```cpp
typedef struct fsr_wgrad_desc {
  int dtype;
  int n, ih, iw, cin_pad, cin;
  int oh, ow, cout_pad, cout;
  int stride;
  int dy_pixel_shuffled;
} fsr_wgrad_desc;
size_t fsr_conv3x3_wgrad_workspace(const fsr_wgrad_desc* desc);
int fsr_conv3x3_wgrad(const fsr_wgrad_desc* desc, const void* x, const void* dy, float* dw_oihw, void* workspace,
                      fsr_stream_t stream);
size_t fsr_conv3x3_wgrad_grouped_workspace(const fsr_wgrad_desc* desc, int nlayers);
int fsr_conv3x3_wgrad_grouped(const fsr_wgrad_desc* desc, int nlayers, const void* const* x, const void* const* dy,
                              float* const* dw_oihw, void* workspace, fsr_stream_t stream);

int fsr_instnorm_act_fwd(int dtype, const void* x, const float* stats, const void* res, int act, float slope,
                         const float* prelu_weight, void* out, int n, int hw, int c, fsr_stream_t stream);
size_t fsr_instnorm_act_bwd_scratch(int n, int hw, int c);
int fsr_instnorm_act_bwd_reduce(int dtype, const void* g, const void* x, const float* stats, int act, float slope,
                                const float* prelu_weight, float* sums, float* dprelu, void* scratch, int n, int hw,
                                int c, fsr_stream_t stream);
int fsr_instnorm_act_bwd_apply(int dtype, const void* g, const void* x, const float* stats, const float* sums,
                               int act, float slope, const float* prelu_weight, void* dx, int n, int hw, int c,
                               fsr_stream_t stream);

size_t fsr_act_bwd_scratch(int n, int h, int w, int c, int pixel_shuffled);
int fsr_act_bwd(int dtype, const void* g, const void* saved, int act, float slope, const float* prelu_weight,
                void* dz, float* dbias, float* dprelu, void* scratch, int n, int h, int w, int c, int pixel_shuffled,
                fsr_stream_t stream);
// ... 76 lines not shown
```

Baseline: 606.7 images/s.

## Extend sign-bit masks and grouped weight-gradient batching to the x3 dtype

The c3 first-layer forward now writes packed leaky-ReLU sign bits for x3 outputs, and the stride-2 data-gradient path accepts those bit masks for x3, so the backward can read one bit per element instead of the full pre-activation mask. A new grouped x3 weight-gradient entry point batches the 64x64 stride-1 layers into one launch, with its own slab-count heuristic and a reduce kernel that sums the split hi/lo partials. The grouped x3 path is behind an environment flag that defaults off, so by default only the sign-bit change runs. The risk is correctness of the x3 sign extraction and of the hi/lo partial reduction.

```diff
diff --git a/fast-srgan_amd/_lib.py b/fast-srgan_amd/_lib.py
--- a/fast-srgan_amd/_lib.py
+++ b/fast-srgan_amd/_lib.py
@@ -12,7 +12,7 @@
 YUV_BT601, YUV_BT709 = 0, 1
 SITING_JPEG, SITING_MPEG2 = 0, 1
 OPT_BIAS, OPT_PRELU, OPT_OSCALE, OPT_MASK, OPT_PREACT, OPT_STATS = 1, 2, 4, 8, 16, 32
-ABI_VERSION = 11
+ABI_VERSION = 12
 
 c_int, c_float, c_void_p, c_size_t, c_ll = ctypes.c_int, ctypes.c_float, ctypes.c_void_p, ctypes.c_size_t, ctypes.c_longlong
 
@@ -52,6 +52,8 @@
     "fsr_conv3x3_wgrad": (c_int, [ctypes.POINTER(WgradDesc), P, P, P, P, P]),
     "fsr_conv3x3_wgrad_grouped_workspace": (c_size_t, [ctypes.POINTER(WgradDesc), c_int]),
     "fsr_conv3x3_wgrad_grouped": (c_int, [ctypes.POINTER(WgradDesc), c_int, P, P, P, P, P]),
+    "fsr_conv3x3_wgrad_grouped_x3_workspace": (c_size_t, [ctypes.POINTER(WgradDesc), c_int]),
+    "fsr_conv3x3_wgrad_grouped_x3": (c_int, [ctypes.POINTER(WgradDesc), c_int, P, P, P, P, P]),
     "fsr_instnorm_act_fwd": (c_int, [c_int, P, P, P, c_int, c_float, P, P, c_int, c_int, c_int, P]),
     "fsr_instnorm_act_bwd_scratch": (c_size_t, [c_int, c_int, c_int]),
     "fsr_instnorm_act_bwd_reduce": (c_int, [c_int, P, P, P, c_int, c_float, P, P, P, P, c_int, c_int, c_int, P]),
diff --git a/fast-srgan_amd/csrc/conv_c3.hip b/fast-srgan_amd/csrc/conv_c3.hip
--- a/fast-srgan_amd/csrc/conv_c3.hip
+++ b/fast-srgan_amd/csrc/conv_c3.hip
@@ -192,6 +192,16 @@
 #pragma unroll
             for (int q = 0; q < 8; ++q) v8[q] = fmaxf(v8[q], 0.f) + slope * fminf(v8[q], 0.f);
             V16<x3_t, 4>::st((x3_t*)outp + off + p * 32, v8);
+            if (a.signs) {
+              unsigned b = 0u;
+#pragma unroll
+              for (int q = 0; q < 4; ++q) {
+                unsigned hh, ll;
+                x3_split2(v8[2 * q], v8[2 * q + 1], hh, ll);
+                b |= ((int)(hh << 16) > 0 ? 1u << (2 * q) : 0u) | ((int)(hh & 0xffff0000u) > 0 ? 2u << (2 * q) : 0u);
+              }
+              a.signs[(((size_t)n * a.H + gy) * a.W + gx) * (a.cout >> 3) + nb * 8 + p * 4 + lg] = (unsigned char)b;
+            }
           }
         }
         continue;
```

• _What is being asked_: The full set of entries, copied exactly, is the expected answer.

• _Task output_:
```cpp
typedef struct fsr_wgrad_desc {
  int dtype;
  int n, ih, iw, cin_pad, cin;
  int oh, ow, cout_pad, cout;
  int stride;
  int dy_pixel_shuffled;
} fsr_wgrad_desc;
size_t fsr_conv3x3_wgrad_workspace(const fsr_wgrad_desc* desc);
int fsr_conv3x3_wgrad(const fsr_wgrad_desc* desc, const void* x, const void* dy, float* dw_oihw, void* workspace,
                      fsr_stream_t stream);
size_t fsr_conv3x3_wgrad_grouped_workspace(const fsr_wgrad_desc* desc, int nlayers);
int fsr_conv3x3_wgrad_grouped(const fsr_wgrad_desc* desc, int nlayers, const void* const* x, const void* const* dy,
                              float* const* dw_oihw, void* workspace, fsr_stream_t stream);

int fsr_instnorm_act_fwd(int dtype, const void* x, const float* stats, const void* res, int act, float slope,
                         const float* prelu_weight, void* out, int n, int hw, int c, fsr_stream_t stream);
size_t fsr_instnorm_act_bwd_scratch(int n, int hw, int c);
int fsr_instnorm_act_bwd_reduce(int dtype, const void* g, const void* x, const float* stats, int act, float slope,
                                const float* prelu_weight, float* sums, float* dprelu, void* scratch, int n, int hw,
                                int c, fsr_stream_t stream);
int fsr_instnorm_act_bwd_apply(int dtype, const void* g, const void* x, const float* stats, const float* sums,
                               int act, float slope, const float* prelu_weight, void* dx, int n, int hw, int c,
                               fsr_stream_t stream);

size_t fsr_act_bwd_scratch(int n, int h, int w, int c, int pixel_shuffled);
int fsr_act_bwd(int dtype, const void* g, const void* saved, int act, float slope, const float* prelu_weight,
                void* dz, float* dbias, float* dprelu, void* scratch, int n, int h, int w, int c, int pixel_shuffled,
                fsr_stream_t stream);
// ... 76 lines not shown
```

Baseline: 606.7 images/s.

## Extend sign-bit masks and grouped weight-gradient batching to the x3 dtype

The c3 first-layer forward now writes packed leaky-ReLU sign bits for x3 outputs, and the stride-2 data-gradient path accepts those bit masks for x3, so the backward can read one bit per element instead of the full pre-activation mask. A new grouped x3 weight-gradient entry point batches the 64x64 stride-1 layers into one launch, with its own slab-count heuristic and a reduce kernel that sums the split hi/lo partials. The grouped x3 path is behind an environment flag that defaults off, so by default only the sign-bit change runs. The risk is correctness of the x3 sign extraction and of the hi/lo partial reduction.

```diff
diff --git a/fast-srgan_amd/_lib.py b/fast-srgan_amd/_lib.py
--- a/fast-srgan_amd/_lib.py
+++ b/fast-srgan_amd/_lib.py
@@ -12,7 +12,7 @@
 YUV_BT601, YUV_BT709 = 0, 1
 SITING_JPEG, SITING_MPEG2 = 0, 1
 OPT_BIAS, OPT_PRELU, OPT_OSCALE, OPT_MASK, OPT_PREACT, OPT_STATS = 1, 2, 4, 8, 16, 32
-ABI_VERSION = 11
+ABI_VERSION = 12
 
 c_int, c_float, c_void_p, c_size_t, c_ll = ctypes.c_int, ctypes.c_float, ctypes.c_void_p, ctypes.c_size_t, ctypes.c_longlong
 
@@ -52,6 +52,8 @@
     "fsr_conv3x3_wgrad": (c_int, [ctypes.POINTER(WgradDesc), P, P, P, P, P]),
     "fsr_conv3x3_wgrad_grouped_workspace": (c_size_t, [ctypes.POINTER(WgradDesc), c_int]),
     "fsr_conv3x3_wgrad_grouped": (c_int, [ctypes.POINTER(WgradDesc), c_int, P, P, P, P, P]),
+    "fsr_conv3x3_wgrad_grouped_x3_workspace": (c_size_t, [ctypes.POINTER(WgradDesc), c_int]),
+    "fsr_conv3x3_wgrad_grouped_x3": (c_int, [ctypes.POINTER(WgradDesc), c_int, P, P, P, P, P]),
     "fsr_instnorm_act_fwd": (c_int, [c_int, P, P, P, c_int, c_float, P, P, c_int, c_int, c_int, P]),
     "fsr_instnorm_act_bwd_scratch": (c_size_t, [c_int, c_int, c_int]),
     "fsr_instnorm_act_bwd_reduce": (c_int, [c_int, P, P, P, c_int, c_float, P, P, P, P, c_int, c_int, c_int, P]),
diff --git a/fast-srgan_amd/csrc/conv_c3.hip b/fast-srgan_amd/csrc/conv_c3.hip
--- a/fast-srgan_amd/csrc/conv_c3.hip
+++ b/fast-srgan_amd/csrc/conv_c3.hip
@@ -192,6 +192,16 @@
 #pragma unroll
             for (int q = 0; q < 8; ++q) v8[q] = fmaxf(v8[q], 0.f) + slope * fminf(v8[q], 0.f);
             V16<x3_t, 4>::st((x3_t*)outp + off + p * 32, v8);
+            if (a.signs) {
+              unsigned b = 0u;
+#pragma unroll
+              for (int q = 0; q < 4; ++q) {
+                unsigned hh, ll;
+                x3_split2(v8[2 * q], v8[2 * q + 1], hh, ll);
+                b |= ((int)(hh << 16) > 0 ? 1u << (2 * q) : 0u) | ((int)(hh & 0xffff0000u) > 0 ? 2u << (2 * q) : 0u);
+              }
+              a.signs[(((size_t)n * a.H + gy) * a.W + gx) * (a.cout >> 3) + nb * 8 + p * 4 + lg] = (unsigned char)b;
+            }
           }
         }
         continue;
```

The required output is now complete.